** Provided data follows **

## Fuse stride-1 downsample conv into conv3 apply via concatenated-K streaming kernel

Adds a PW_CAT epilogue to the streaming pointwise kernel. It computes relu(BN3(a2 W3^T) + BN_d(x Wd^T)) in a single pass over the concatenated K, using two accumulators, and writes the ReLU bits. The downsample BN coefficients come from a Gram of x rather than a stored pre-BN downsample output, so the separate downsample conv and its output tensor are skipped on the forward path. The risks are extra register pressure from the second accumulator and the preloaded coefficients, and a fallback that recomputes hd with a separate conv when the Gram backward does not apply.

```diff
diff --git a/csrc/bindings/bn.cpp b/csrc/bindings/bn.cpp
--- a/csrc/bindings/bn.cpp
+++ b/csrc/bindings/bn.cpp
@@ -145,6 +145,43 @@
   pa.out_bits = (uint8_t*)bits.data_ptr();
   pa.M = M; pa.N = N; pa.K = K; pa.rg = rg; pa.sched = dpe_gemm::sched_buffer(cur_stream());
   CHECK_RC(dpe_pw_launch(&pa, dpe::PW_APPLY, cur_stream()), "pw_stream apply");
+  return {y, bits};
+}
+
+bool down_cat_ok(const std::vector<int64_t>& xshape, int64_t cmid, int64_t cout, int64_t stride) {
+  if (xshape.size() != 4 || stride != 1 || !pw_stream_on()) return false;
+  const int64_t M = xshape[0] * xshape[1] * xshape[2], C = xshape[3];
+  return (C == 64 || C == 128) && cmid == C && dpe_pw_cat_fwd_rowgroups(M, cout, C) > 0;
+}
+
+std::vector<Tensor> conv1x1_apply_cat(const Tensor& x, const Tensor& w, const c10::optional<Tensor>& in_coef,
+                                      const Tensor& out_coef, const Tensor& x2, const Tensor& w2, const Tensor& coef2) {
+  CHECK_GPU(x); CHECK_BF16(x); CHECK_CONTIG(x); CHECK_BF16(w); CHECK_CONTIG(w); CHECK_F32(out_coef); CHECK_CONTIG(out_coef);
+  CHECK_GPU(x2); CHECK_BF16(x2); CHECK_CONTIG(x2); CHECK_BF16(w2); CHECK_CONTIG(w2); CHECK_F32(coef2); CHECK_CONTIG(coef2);
+  const int64_t K1 = x.size(-1), M = x.numel() / K1, N = w.size(0), K2 = x2.size(-1);
+  TORCH_CHECK(x.dim() == 4 && K1 == K2 && x2.numel() == M * K2 && w.numel() == N * K1 && w2.numel() == N * K2 &&
+                  out_coef.numel() == 4 * N && coef2.numel() == 4 * N, "conv1x1_apply_cat: shapes");
+  if (has(in_coef)) {
+    CHECK_F32((*in_coef)); CHECK_CONTIG((*in_coef));
+    TORCH_CHECK(in_coef->numel() == 4 * K1, "conv1x1_apply_cat: in_coef must be the BN's [4][K] coefficients");
+  }
+  TORCH_CHECK(down_cat_ok(x2.sizes().vec(), K1, N, 1), "conv1x1_apply_cat: outside the envelope (down_cat_ok)");
+  const int rg = dpe_pw_cat_fwd_rowgroups(M, N, K2);
+  auto ysz = x.sizes().vec();
+  ysz.back() = N;
+  Tensor y = at::empty(ysz, x.options());
+  auto bsz = ysz;
+  bsz.back() = N / 8;
+  Tensor bits = at::empty(bsz, x.options().dtype(at::kByte));
+  dpe::PwArgs pa{};
+  pa.x = bp(x); pa.w = bp(w); pa.y = bpm(y);
+  pa.x2 = bp(x2); pa.w2 = bp(w2); pa.cat_k2 = (int)K2;
+  pa.in_coef = fpo(in_coef);
+  pa.out_coef = fp(out_coef);
+  pa.res_coef = fp(coef2);
+  pa.out_bits = (uint8_t*)bits.data_ptr();
+  pa.M = M; pa.N = N; pa.K = K1 + K2; pa.rg = rg; pa.sched = dpe_gemm::sched_buffer(cur_stream());
+  CHECK_RC(dpe_pw_launch(&pa, dpe::PW_CAT, cur_stream()), "pw_stream concatenated-K apply");
   return {y, bits};
 }
 
@@ -566,6 +603,11 @@
   m.def("conv1x1_apply", &conv1x1_apply, py::arg("x"), py::arg("w"), py::arg("in_coef"), py::arg("out_coef"),
         py::arg("residual"), py::arg("res_coef") = py::none(),
         "y = relu(BN(x' W^T) + residual [BN_d]) and its ReLU bits (pre-BN tensor never stored)");
+  m.def("conv1x1_apply_cat", &conv1x1_apply_cat, py::arg("x"), py::arg("w"), py::arg("in_coef"), py::arg("out_coef"),
+        py::arg("x2"), py::arg("w2"), py::arg("coef2"),
+        "y = relu(BN3(x' W^T) + BN_d(x2 W2^T)) over the concatenated K and its ReLU bits (no pre-BN tensors)");
+  m.def("down_cat_ok", &down_cat_ok, py::arg("xshape"), py::arg("cmid"), py::arg("cout"), py::arg("stride"),
+        "conv1x1_apply_cat's envelope: 1x1 stride-1 downsample conv, Cin == cmid in {64, 128}, cout == 4 Cin");
   m.def("bn_gram_bwd", &bn_gram_bwd, py::arg("part"), py::arg("P"), py::arg("w"), py::arg("u"), py::arg("s"),
         py::arg("coef"), py::arg("gamma"), py::arg("M"), py::arg("dgamma"), py::arg("dbeta"), py::arg("dw"),
         "BN3 backward from (sum dz partials, P = dz^T a2): dgamma/dbeta/dw +=, returns (B_cat bf16, bias)");
diff --git a/csrc/kernels/pwconv.h b/csrc/kernels/pwconv.h
--- a/csrc/kernels/pwconv.h
+++ b/csrc/kernels/pwconv.h
@@ -9,6 +9,7 @@
   PW_DGRAD = 1,
   PW_APPLY = 2,
   PW_DSUM = 3,
+  PW_CAT = 4,
 };
 
 struct PwArgs {
@@ -33,6 +34,9 @@
   const float* p_coef;
   float* p_slab;
   int p_k2;
+  const uint16_t* x2;
+  const uint16_t* w2;
+  int cat_k2;
 };
 
 struct PwCatArgs {
@@ -55,5 +59,7 @@
 extern "C" int dpe_pw_rowgroups(int64_t M, int64_t N, int64_t K, int epi);
 extern "C" int dpe_pw_launch(const dpe::PwArgs* args, int epi, hipStream_t stream);
 
+extern "C" int dpe_pw_cat_fwd_rowgroups(int64_t M, int64_t N, int64_t k2);
+
 extern "C" int dpe_pw_p_rowgroups(int64_t M, int64_t N, int64_t K, int64_t k2);
 extern "C" int dpe_pw_p_reduce(const float* slab, int rg, int64_t n, float* P, hipStream_t stream);
diff --git a/csrc/kernels/pwconv.hip b/csrc/kernels/pwconv.hip
--- a/csrc/kernels/pwconv.hip
+++ b/csrc/kernels/pwconv.hip
@@ -54,10 +54,14 @@
   static_assert(P >= 1 && P * 4096 == TILE, "pieces");
   constexpr int ROWB = WN * 2 + 16, CPRW = WN / 8, RPP = 64 / CPRW, NPS = 32 / RPP;
   constexpr int STG = 32 * ROWB;
-  constexpr int S = (EPI == PW_APPLY ? 4 : 2) * NPS;
+  constexpr int S = (EPI == PW_APPLY || EPI == PW_CAT ? 4 : 2) * NPS;
   constexpr int VM = (NS - 1) * S + (NS - 2) * P;
   static_assert(VM < 64, "vmcnt range");
-  constexpr bool PF = K2 > 0;
+  constexpr bool CAT = EPI == PW_CAT;
+  static_assert(!CAT || (WN == 32 && 2 * K2 == K && K2 % 64 == 0), "concatenated K: envelope");
+  constexpr int KS = CAT ? K2 : K;
+  constexpr int KC1 = KS / 32;
+  constexpr bool PF = K2 > 0 && !CAT;
   static_assert(!PF || (EPI == PW_DSUM && WN == 32 && (K2 == 64 || K2 == 128) && K2 <= K), "fused P: envelope");
   constexpr int A2OFF = NS * TILE + 4 * STG + 2 * K * 4 + 16, A2RB = 2 * (PF ? K2 : 8);
   __shared__ __attribute__((aligned(16))) char smem[A2OFF + (PF ? BM * A2RB : 0)];
@@ -84,7 +88,10 @@
 #pragma unroll
     for (int kc = 0; kc < KC; ++kc) {
       const int n = n0w + 16 * ni + li, k0 = 32 * kc + 8 * g;
-      if constexpr (!DG) {
+      if constexpr (CAT) {
+        const uint16_t* const ws = kc < KC1 ? a.w : a.w2;
+        wf[ni][kc] = __builtin_bit_cast(bf16x8, *(const u32x4*)(ws + (int64_t)n * KS + (k0 - (kc < KC1 ? 0 : KS))));
+      } else if constexpr (!DG) {
         wf[ni][kc] = __builtin_bit_cast(bf16x8, *(const u32x4*)(a.w + (int64_t)n * K + k0));
       } else {
         s16x8 v;
@@ -105,17 +112,18 @@
     }
   }
 
-  const __amdgpu_buffer_rsrc_t xr = rsrc(a.x, (uint32_t)((int64_t)M * K * 2));
+  const bool seg2 = CAT && wid >= 2;
+  const __amdgpu_buffer_rsrc_t xr = rsrc(seg2 ? a.x2 : a.x, (uint32_t)((int64_t)M * KS * 2));
   uint32_t voff[P];
 #pragma unroll
   for (int i = 0; i < P; ++i) {
     const int q = wid * P + i, kc = q >> 2, row = (q & 3) * 16 + (lane >> 2);
     const int lc = (lane & 3) ^ ((0x78 >> (((row >> 2) & 3) << 1)) & 3);
-    voff[i] = (uint32_t)(row * K * 2 + kc * 64 + lc * 16);
+    voff[i] = (uint32_t)(row * KS * 2 + (kc % KC1) * 64 + lc * 16);
   }
   auto issue = [&](int t, int slot) {
     char* dst = smem + slot * TILE;
-    const int64_t base = t >= 0 ? (int64_t)t * BM * K * 2 : 0;
+    const int64_t base = t >= 0 ? (int64_t)t * BM * KS * 2 : 0;
     const int valid_rows = t >= 0 ? M - t * BM : 0;
 #pragma unroll
     for (int i = 0; i < P; ++i) {
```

** End of Provided data **

■ **Task to carry out**
In the material above, find each line that has the string "csrc" and return it.

■ **Answer box**
diff --git a/csrc/bindings/bn.cpp b/csrc/bindings/bn.cpp
--- a/csrc/bindings/bn.cpp
+++ b/csrc/bindings/bn.cpp
diff --git a/csrc/kernels/pwconv.h b/csrc/kernels/pwconv.h
--- a/csrc/kernels/pwconv.h
+++ b/csrc/kernels/pwconv.h
diff --git a/csrc/kernels/pwconv.hip b/csrc/kernels/pwconv.hip
--- a/csrc/kernels/pwconv.hip
+++ b/csrc/kernels/pwconv.hip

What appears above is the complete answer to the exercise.